CO-PILOT: COllaborative Planning and reInforcement Learning On sub-Task curriculum

Authors: Shuang Ao, Tianyi Zhou, Guodong Long, Qinghua Lu, Liming Zhu, Jing Jiang

NeurIPS 2021 | Conference PDF | Archive PDF | Plain Text | LLM Run Details

Reproducibility Variable Result LLM Response
Research Type Experimental We compare CO-PILOT with RL (SAC, HER, PPO), planning (RRT*, NEXT, SGT), and their combination (So RB) on navigation and continuous control tasks.
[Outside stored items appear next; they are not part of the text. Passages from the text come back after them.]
int papof_pyramid_levels_for_min_width(int width, double ratio, int min_width, int* levels) {
    if (width < 1 || min_width < 1 || !levels) return PAPOF_EINVAL;
    if (ratio > 0.98 || ratio < 0.4) ratio = 0.75;
    *levels = (int)(std::log((double)min_width / width) / std::log(ratio));
    return PAPOF_OK;
}

int papof_stage_bicubic_warp(papof_handle* h, const double* im1, const double* im2, const double* vx,
                             const double* vy, int height, int width, int c, double* out) {
    return papof_stage_bicubic_warp_ex(h, im1, im2, vx, vy, height, width, c, 1, out);
}

int papof_stage_bicubic_warp_ex(papof_handle* h, const double* im1, const double* im2, const double* vx,
                                const double* vy, int height, int width, int c, int clamp, double* out) {
    if (!h || !im1 || !im2 || !vx || !vy || !out || height < 1 || width < 1 || c < 1) return PAPOF_EINVAL;
    Scope S(h, img_bytes(height, width, c, 10) + img_bytes(height, width, 1, 4));
    PAPOF_TRY(S.rc);
    const size_t n = (size_t)height * width * c;
    double* a = S.up_planar(im1, height, width, c);
    double* b = S.up_planar(im2, height, width, c);
    double* fx = S.up_planar(vx, height, width, 1);
    double* fy = S.up_planar(vy, height, width, 1);
    double *gx = S.dev(n), *gy = S.dev(n), *gxy = S.dev(n), *o = S.dev(n);
    PAPOF_TRY(S.rc);
    PAPOF_TRY(central3_planes(h, b, gx, gy, gxy, height, width, c));
    PAPOF_TRY(bicubic_warp(h, a, b, gx, gy, gxy, fx, fy, o, height, width, c, nullptr, false, clamp != 0));
    PAPOF_HIP(hipMemcpyAsync(out, o, n * sizeof(double), hipMemcpyDeviceToHost, h->stream));
    PAPOF_HIP(hipStreamSynchronize(h->stream));
    return PAPOF_OK;
}

int papof_flow_quantize16(papof_handle* h, const double* vx, const double* vy, int height, int width,
                          unsigned short* out) {
    if (!h || !vx || !vy || !out || height < 1 || width < 1) return PAPOF_EINVAL;
    const size_t n = (size_t)height * width;
    Scope S(h, n * (2 * sizeof(double) + 2 * sizeof(unsigned short)) + 4096);
    PAPOF_TRY(S.rc);
    double* a = S.up_planar(vx, height, width, 1);
    double* b = S.up_planar(vy, height, width, 1);
    unsigned short* q = reinterpret_cast<unsigned short*>(S.dev((n * 2 * sizeof(unsigned short) + 7) / 8));
    PAPOF_TRY(S.rc);
    PAPOF_TRY(flow_quantize16(h, a, b, q, n));
    PAPOF_HIP(hipMemcpyAsync(out, q, n * 2 * sizeof(unsigned short), hipMemcpyDeviceToHost, h->stream));
    PAPOF_HIP(hipStreamSynchronize(h->stream));
    return PAPOF_OK;
}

CO-PILOT significantly improves the success rate and sample efficiency.
Researcher Affiliation Collaboration University of Technology Sydney1; University of Washington, Seattle2; University of Maryland, College Park3; CSIRO s Data61, Australia4
Pseudocode Yes Algorithm 1 Top-Down Construction of Sub-Task Tree, Algorithm 2 Bottom-Up Traversal of Sub-Task Tree, Algorithm 3 CO-PILOT
Open Source Code Yes Our code is available at https://github.com/Shuang-AO/CO-PILOT.
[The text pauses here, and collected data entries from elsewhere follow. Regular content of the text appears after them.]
# WHU-USI3DV/GAGS

Measured on AMD Instinct MI355X. Metric: feature-raster fwd+bwd views/s, higher is better.
Workload: dtype f32

## Files before the change

### gags_amd/csrc/rows_reduce.hip

```cpp
#include <hip/hip_fp16.h>
#include "launch.h"

namespace {

__global__ __launch_bounds__(256) void row_tail_kernel(int64_t cap, const int32_t *__restrict__ total, int n_gauss,
                                                       uint32_t *__restrict__ row_key, int32_t *__restrict__ row_idx)
{
    const int64_t i = (int64_t)blockIdx.x * 256 + threadIdx.x;
    if (i >= cap || i < (int64_t)total[0]) return;
    row_key[i] = (uint32_t)n_gauss;
    row_idx[i] = 0;
}

__global__ __launch_bounds__(256) void seg_offsets_kernel(int n, const uint32_t *__restrict__ sorted_keys, int n_keys,
                                                          int32_t *__restrict__ seg)
{
    const int i = blockIdx.x * 256 + threadIdx.x;
    if (i >= n) return;
    const int cur = min((int)sorted_keys[i], n_keys);
    if (i == 0) {
        for (int g = 0; g <= cur; ++g) seg[g] = 0;
    } else {
        const int prev = min((int)sorted_keys[i - 1], n_keys);
        for (int g = prev + 1; g <= cur; ++g) seg[g] = i;
    }
    if (i == n - 1)
        for (int g = cur + 1; g <= n_keys; ++g) seg[g] = n;
}

__global__ void seg_fill_kernel(int n_keys, int32_t *__restrict__ seg)
{
    const int g = blockIdx.x * 256 + threadIdx.x;
    if (g <= n_keys) seg[g] = 0;
}

constexpr int REDUCE_ITER = 8;
template <bool HALF, int VW>
__global__ __launch_bounds__(256) void reduce_rows_kernel(int n_gauss, int d, int ch_begin, int ch_count,
                                                          const int32_t *__restrict__ seg,
                                                          const int32_t *__restrict__ sorted_rows,
                                                          const float *__restrict__ prow, int prow_pitch,
                                                          void *__restrict__ v_colors_, int sparse,
                                                          const int32_t *__restrict__ wire_pos, float *__restrict__ wire,
                                                          const uint8_t *__restrict__ keep_prev, uint8_t *__restrict__ keep_cur,
                                                          int tail)
{
    const int lpg = ch_count / VW;
    const int gpb = 256 / lpg;
    const int gl = threadIdx.x / lpg;
    const int cl = ch_begin + (threadIdx.x % lpg) * VW;
    if (gl >= gpb) return;
    for (int it = 0; it < REDUCE_ITER; ++it) {
    const int g = (blockIdx.x * REDUCE_ITER + it) * gpb + gl;
    if (g >= n_gauss) return;
        const int b = seg[g], e = seg[g + 1];
        const bool has = b != e;
        bool write_grad = sparse ? has : true;
        const bool on_wire = wire && wire_pos[g] >= 0;
        if (keep_cur) {
            if (threadIdx.x % lpg == 0) keep_cur[g] = (has || on_wire) ? 1 : 0;
            write_grad = has || keep_prev[g] != 0;
        }
        if (!write_grad && !on_wire) continue;
        const bool skip_grad = !write_grad;
        if constexpr (VW == 1) {
            float acc = 0.f;
            for (int i = b; i < e; ++i) acc += prow[(size_t)sorted_rows[i] * prow_pitch + cl];
            if (!skip_grad) {
                if constexpr (HALF) reinterpret_cast<__half *>(v_colors_)[(size_t)g * d + cl] = __float2half_rn(acc);
                else reinterpret_cast<float *>(v_colors_)[(size_t)g * d + cl] = acc;
            }
            if (wire) {
                const int q = wire_pos[g];
                if (q >= 0) wire[(size_t)q * ch_count + (cl - ch_begin)] = acc;
            }
        } else {
            float4 acc = make_float4(0.f, 0.f, 0.f, 0.f);
            const int tl = threadIdx.x % lpg;
            const bool has_tail = tl < tail;
            const int ct = ch_begin + ch_count + (has_tail ? tl : 0);
            float acc_t = 0.f;
            for (int i = b; i < e; i += 8) {
                int r[8];
#pragma unroll
                for (int j = 0; j < 8; ++j) r[j] = sorted_rows[min(i + j, e - 1)];
                float4 v[8];
                float vt[8];
#pragma unroll
                for (int j = 0; j < 8; ++j) {
                    v[j] = *reinterpret_cast<const float4 *>(prow + (size_t)r[j] * prow_pitch + cl);
                    vt[j] = has_tail ? prow[(size_t)r[j] * prow_pitch + ct] : 0.f;
                }
#pragma unroll
                for (int j = 0; j < 8; ++j) {
                    if (i + j < e) {
                        acc.x += v[j].x; acc.y += v[j].y; acc.z += v[j].z; acc.w += v[j].w;
                        acc_t += vt[j];
                    }
                }
            }
            if (!skip_grad && has_tail) {
                if constexpr (HALF) reinterpret_cast<__half *>(v_colors_)[(size_t)g * d + ct] = __float2half_rn(acc_t);
                else reinterpret_cast<float *>(v_colors_)[(size_t)g * d + ct] = acc_t;
            }
            if (!skip_grad) {
                if constexpr (HALF) {
                    const __half2 lo = __floats2half2_rn(acc.x, acc.y), hi = __floats2half2_rn(acc.z, acc.w);
                    uint2 w;
                    w.x = *reinterpret_cast<const unsigned *>(&lo);
                    w.y = *reinterpret_cast<const unsigned *>(&hi);
                    *reinterpret_cast<uint2 *>(reinterpret_cast<__half *>(v_colors_) + (size_t)g * d + cl) = w;
                } else {
                    typedef float nt_f4 __attribute__((ext_vector_type(4)));
                    __builtin_nontemporal_store(nt_f4{acc.x, acc.y, acc.z, acc.w},
                                                reinterpret_cast<nt_f4 *>(reinterpret_cast<float *>(v_colors_) + (size_t)g * d + cl));
                }
            }
            if (wire) {
                const int q = wire_pos[g];
                if (q >= 0) *reinterpret_cast<float4 *>(wire + (size_t)q * ch_count + (cl - ch_begin)) = acc;
            }
        }
    }
}

}

int gags_rows_group_launch(int64_t rows, int n_gauss, const int32_t *rows_dev, uint32_t *key, int32_t *idx, uint32_t *key_s,
                           int32_t *idx_s, int32_t *seg, void *sort_scratch, int64_t sort_scratch_bytes, hipStream_t st)
{
    if (rows <= 0) {
        hipLaunchKernelGGL(seg_fill_kernel, dim3((n_gauss + 1 + 255) / 256), dim3(256), 0, st, n_gauss, seg);
        return GAGS_OK;
    }
    const dim3 grid((unsigned)((rows + 255) / 256));
    if (rows_dev) hipLaunchKernelGGL(row_tail_kernel, grid, dim3(256), 0, st, rows, rows_dev, n_gauss, key, idx);
    int nbits = 1;
    while ((1ll << nbits) <= n_gauss) ++nbits;
    const int rc = gags_sort_pairs_u32(rows, nbits, key, idx, key_s, idx_s, sort_scratch, sort_scratch_bytes, st);
    if (rc != GAGS_OK) return rc;
    hipLaunchKernelGGL(seg_offsets_kernel, grid, dim3(256), 0, st, (int)rows, key_s, n_gauss, seg);
    return GAGS_OK;
}

int gags_rows_reduce_launch(int n_gauss, int d, int ch_begin, int ch_count, const int32_t *seg, const int32_t *idx_s,
                            const float *prow, int pitch, void *out, bool out_f16, hipStream_t st, int sparse,
                            const int32_t *wire_pos, float *wire, const uint8_t *keep_prev, uint8_t *keep_cur)
{
    const int c4 = ch_count & ~3, c1 = ch_count & 3;
    if (wire && (c1 != 0 || !wire_pos)) return GAGS_EINVAL;
    const bool ride = c4 >= 16 && c1 > 0;
    auto reduce = [&](auto *k_f16, auto *k_f32, int vw, int c0, int cw, int tail) {
        const int gpb = 256 / (cw / vw);
        const dim3 grid((n_gauss + gpb * REDUCE_ITER - 1) / (gpb * REDUCE_ITER));
        hipLaunchKernelGGL(out_f16 ? k_f16 : k_f32, grid, dim3(256), 0, st, n_gauss, d, c0, cw, seg, idx_s, prow, pitch, out, sparse,
                           wire_pos, wire, keep_prev, keep_cur, tail);
    };
    if (c4 > 0) reduce((reduce_rows_kernel<true, 4>), (reduce_rows_kernel<false, 4>), 4, ch_begin, c4, ride ? c1 : 0);
    if (c1 > 0 && !ride) reduce((reduce_rows_kernel<true, 1>), (reduce_rows_kernel<false, 1>), 1, ch_begin + c4, c1, 0);
    return GAGS_OK;
}
```

Measured before the change: 132.5.

## Add run-based row reduction kernel sharing segment metadata across consecutive Gaussians

Adds a new reduction kernel where each lane group handles a run of eight consecutive Gaussians. Segment bounds, wire positions and keep flags are loaded once per lane and broadcast through readlane or shuffle. Sorted row indices are prefetched cooperatively and broadcast, and row loads are double-buffered in batches of four, so short segments no longer leave lanes idle. The launcher picks this kernel when lanes per Gaussian are 16, 32, 64 or 128, at the cost of more complex control flow and serial handling of segment boundaries.

Measured after the change: 130.7. -1.3%, worse.

```diff
diff --git a/gags_amd/csrc/rows_reduce.hip b/gags_amd/csrc/rows_reduce.hip
--- a/gags_amd/csrc/rows_reduce.hip
+++ b/gags_amd/csrc/rows_reduce.hip
@@ -124,6 +124,145 @@
     }
 }
 
+constexpr int REDUCE_RUN = 8;
+constexpr int REDUCE_BATCH = 4;
+
+template <int GL>
+__device__ __forceinline__ int run_bcast(int v, int lane)
+{
+    if constexpr (GL == 64) return __builtin_amdgcn_readlane(v, lane);
+    else return __shfl(v, lane, GL);
+}
+
+template <bool HALF, int GL>
+__global__ __launch_bounds__(256) void reduce_rows_run_kernel(int n_gauss, int d, int ch_begin, int ch_count,
+                                                              const int32_t *__restrict__ seg,
+                                                              const int32_t *__restrict__ sorted_rows,
+                                                              const float *__restrict__ prow, int prow_pitch,
+                                                              void *__restrict__ v_colors_, int sparse,
+                                                              const int32_t *__restrict__ wire_pos, float *__restrict__ wire,
+                                                              const uint8_t *__restrict__ keep_prev, uint8_t *__restrict__ keep_cur,
+                                                              int tail)
+{
+    static_assert(REDUCE_RUN < GL && GL % REDUCE_BATCH == 0, "lane k holds Gaussian k's metadata; a batch stays inside one round");
+    const int lpg = ch_count / 4;
+    const int gpb = 256 / lpg;
+    const int tl = threadIdx.x % lpg;
+    const int sl = threadIdx.x % GL;
+    const int cl = ch_begin + tl * 4;
+    int g0 = (blockIdx.x * gpb + threadIdx.x / lpg) * REDUCE_RUN;
+    if constexpr (GL == 64) g0 = __builtin_amdgcn_readfirstlane(g0);
+    if (g0 >= n_gauss) return;
+    const bool has_tail = tl < tail;
+    const int ct = ch_begin + ch_count + (has_tail ? tl : 0);
+
+    const int gk = g0 + sl;
+    const bool mine = sl < REDUCE_RUN && gk < n_gauss;
+    int sa = 0, sb = 0, wp = -1, kp = 0;
+    if (sl <= REDUCE_RUN) sa = seg[min(gk, n_gauss)];
+    if (mine) {
+        sb = seg[gk + 1];
+        if (wire) wp = wire_pos[gk];
+        if (keep_cur) kp = keep_prev[gk];
+    }
+    int fl = 0;
+    if (mine) {
+        const bool has = sa != sb, on_wire = wp >= 0;
+        bool write_grad = sparse ? has : true;
+        if (keep_cur) {
+            if (tl < GL) keep_cur[gk] = (has || on_wire) ? 1 : 0;
+            write_grad = has || kp != 0;
+        }
+        fl = (write_grad ? 1 : 0) | (on_wire ? 2 : 0);
+    }
+    const int s0 = run_bcast<GL>(sa, 0), sn = run_bcast<GL>(sa, REDUCE_RUN);
+
+    float4 acc = make_float4(0.f, 0.f, 0.f, 0.f);
+    float acc_t = 0.f;
+    int k = 0;
+    int end_k = run_bcast<GL>(sa, 1);
+    auto finish = [&](int kk) {
+        const int f = run_bcast<GL>(fl, kk);
+        if (f != 0) {
+            const int g = g0 + kk;
+            if (f & 1) {
+                if (has_tail) {
+                    if constexpr (HALF) reinterpret_cast<__half *>(v_colors_)[(size_t)g * d + ct] = __float2half_rn(acc_t);
+                    else reinterpret_cast<float *>(v_colors_)[(size_t)g * d + ct] = acc_t;
+                }
+                if constexpr (HALF) {
+                    const __half2 lo = __floats2half2_rn(acc.x, acc.y), hi = __floats2half2_rn(acc.z, acc.w);
+                    uint2 w;
+                    w.x = *reinterpret_cast<const unsigned *>(&lo);
+                    w.y = *reinterpret_cast<const unsigned *>(&hi);
+                    *reinterpret_cast<uint2 *>(reinterpret_cast<__half *>(v_colors_) + (size_t)g * d + cl) = w;
+                } else {
+                    typedef float nt_f4 __attribute__((ext_vector_type(4)));
+                    __builtin_nontemporal_store(nt_f4{acc.x, acc.y, acc.z, acc.w},
+                                                reinterpret_cast<nt_f4 *>(reinterpret_cast<float *>(v_colors_) + (size_t)g * d + cl));
+                }
+            }
+            if (f & 2) {
+                const int q = run_bcast<GL>(wp, kk);
+                *reinterpret_cast<float4 *>(wire + (size_t)q * ch_count + (cl - ch_begin)) = acc;
+            }
+        }
+        acc = make_float4(0.f, 0.f, 0.f, 0.f);
+        acc_t = 0.f;
+    };
+
+    if (s0 < sn) {
+        int base = s0, rv = sorted_rows[min(s0 + sl, sn - 1)], rvn = 0;
+        if (s0 + GL < sn) rvn = sorted_rows[min(s0 + GL + sl, sn - 1)];
+        auto request = [&](int p, float4 (&v)[REDUCE_BATCH], float (&vt)[REDUCE_BATCH]) {
+            if (p - base >= GL) {
+                base += GL;
+                rv = rvn;
+                if (base + GL < sn) rvn = sorted_rows[min(base + GL + sl, sn - 1)];
+            }
+#pragma unroll
+            for (int j = 0; j < REDUCE_BATCH; ++j) {
+                const int r = run_bcast<GL>(rv, min(p + j, sn - 1) - base);
+                v[j] = *reinterpret_cast<const float4 *>(prow + (size_t)r * prow_pitch + cl);
+                vt[j] = has_tail ? prow[(size_t)r * prow_pitch + ct] : 0.f;
+            }
+        };
+        auto add = [&](int p, const float4 (&v)[REDUCE_BATCH], const float (&vt)[REDUCE_BATCH]) {
+#pragma unroll
+            for (int j = 0; j < REDUCE_BATCH; ++j) {
+                if (p + j < sn) {
+                    while (p + j >= end_k) {
+                        finish(k);
+                        ++k;
+                        end_k = run_bcast<GL>(sa, k + 1);
+                    }
+                    acc.x += v[j].x; acc.y += v[j].y; acc.z += v[j].z; acc.w += v[j].w;
+                    acc_t += vt[j];
+                }
+            }
+        };
+        float4 va[REDUCE_BATCH], vb[REDUCE_BATCH];
+        float ta[REDUCE_BATCH], tb[REDUCE_BATCH];
+        int p = s0;
+        request(p, va, ta);
+        while (p + 2 * REDUCE_BATCH < sn) {
+            request(p + REDUCE_BATCH, vb, tb);
+            add(p, va, ta);
+            request(p + 2 * REDUCE_BATCH, va, ta);
+            add(p + REDUCE_BATCH, vb, tb);
+            p += 2 * REDUCE_BATCH;
+        }
+        if (p + REDUCE_BATCH < sn) {
+            request(p + REDUCE_BATCH, vb, tb);
+            add(p, va, ta);
+            add(p + REDUCE_BATCH, vb, tb);
+        } else {
+            add(p, va, ta);
+        }
+    }
+    for (; k < REDUCE_RUN; ++k) finish(k);
+}
+
 }
 
 int gags_rows_group_launch(int64_t rows, int n_gauss, const int32_t *rows_dev, uint32_t *key, int32_t *idx, uint32_t *key_s,
@@ -150,13 +289,17 @@
     const int c4 = ch_count & ~3, c1 = ch_count & 3;
     if (wire && (c1 != 0 || !wire_pos)) return GAGS_EINVAL;
     const bool ride = c4 >= 16 && c1 > 0;
-    auto reduce = [&](auto *k_f16, auto *k_f32, int vw, int c0, int cw, int tail) {
+    auto reduce = [&](auto *k_f16, auto *k_f32, int vw, int c0, int cw, int tail, int per) {
         const int gpb = 256 / (cw / vw);
-        const dim3 grid((n_gauss + gpb * REDUCE_ITER - 1) / (gpb * REDUCE_ITER));
+        const dim3 grid((n_gauss + gpb * per - 1) / (gpb * per));
         hipLaunchKernelGGL(out_f16 ? k_f16 : k_f32, grid, dim3(256), 0, st, n_gauss, d, c0, cw, seg, idx_s, prow, pitch, out, sparse,
                            wire_pos, wire, keep_prev, keep_cur, tail);
     };
-    if (c4 > 0) reduce((reduce_rows_kernel<true, 4>), (reduce_rows_kernel<false, 4>), 4, ch_begin, c4, ride ? c1 : 0);
-    if (c1 > 0 && !ride) reduce((reduce_rows_kernel<true, 1>), (reduce_rows_kernel<false, 1>), 1, ch_begin + c4, c1, 0);
+    const int lpg = c4 / 4;
+    if (lpg == 64 || lpg == 128) reduce((reduce_rows_run_kernel<true, 64>), (reduce_rows_run_kernel<false, 64>), 4, ch_begin, c4, ride ? c1 : 0, REDUCE_RUN);
+    else if (lpg == 32) reduce((reduce_rows_run_kernel<true, 32>), (reduce_rows_run_kernel<false, 32>), 4, ch_begin, c4, ride ? c1 : 0, REDUCE_RUN);
+    else if (lpg == 16) reduce((reduce_rows_run_kernel<true, 16>), (reduce_rows_run_kernel<false, 16>), 4, ch_begin, c4, ride ? c1 : 0, REDUCE_RUN);
+    else if (c4 > 0) reduce((reduce_rows_kernel<true, 4>), (reduce_rows_kernel<false, 4>), 4, ch_begin, c4, ride ? c1 : 0, REDUCE_ITER);
+    if (c1 > 0 && !ride) reduce((reduce_rows_kernel<true, 1>), (reduce_rows_kernel<false, 1>), 1, ch_begin + c4, c1, 0, REDUCE_ITER);
     return GAGS_OK;
 }
```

Open Datasets No The paper describes generating training samples within simulated environments (Maze, Mujoco Ant-v1, Bipedal Walker) rather than using a pre-existing publicly available dataset with specific access information.
Dataset Splits No The paper specifies training and test splits, such as "300 pairs of (s0, g) for training and 100 pairs for test", but does not explicitly mention a separate validation set or a three-way split.
Hardware Specification No The paper does not provide specific hardware details (e.g., exact GPU/CPU models, memory amounts) used for running its experiments.
Software Dependencies No The paper mentions software like SAC, PPO, and Adam optimizer, but does not provide specific version numbers for these or any other ancillary software dependencies.
Experiment Setup Yes In CO-PILOT, we initialize the dataset Dτ with 50,000 tuples of (g, g , τg,g ) with τg,g being the Euclidean distance. We set a reward of 1 (1000, 200) to each task (s0, g) in Maze (Mujoco,Bipedal Walker)... For planning policy training, we apply PPO with a trust region of ϵ = 0.2 and use Adam optimizer [30] with a learning rate of 0.005. For RL training with SAC, we use its default hyperparameters... We set τmax = 25, τmax = 200 and τmax = 2000 for Maze, Mujoco and Bipedal Walker respectively.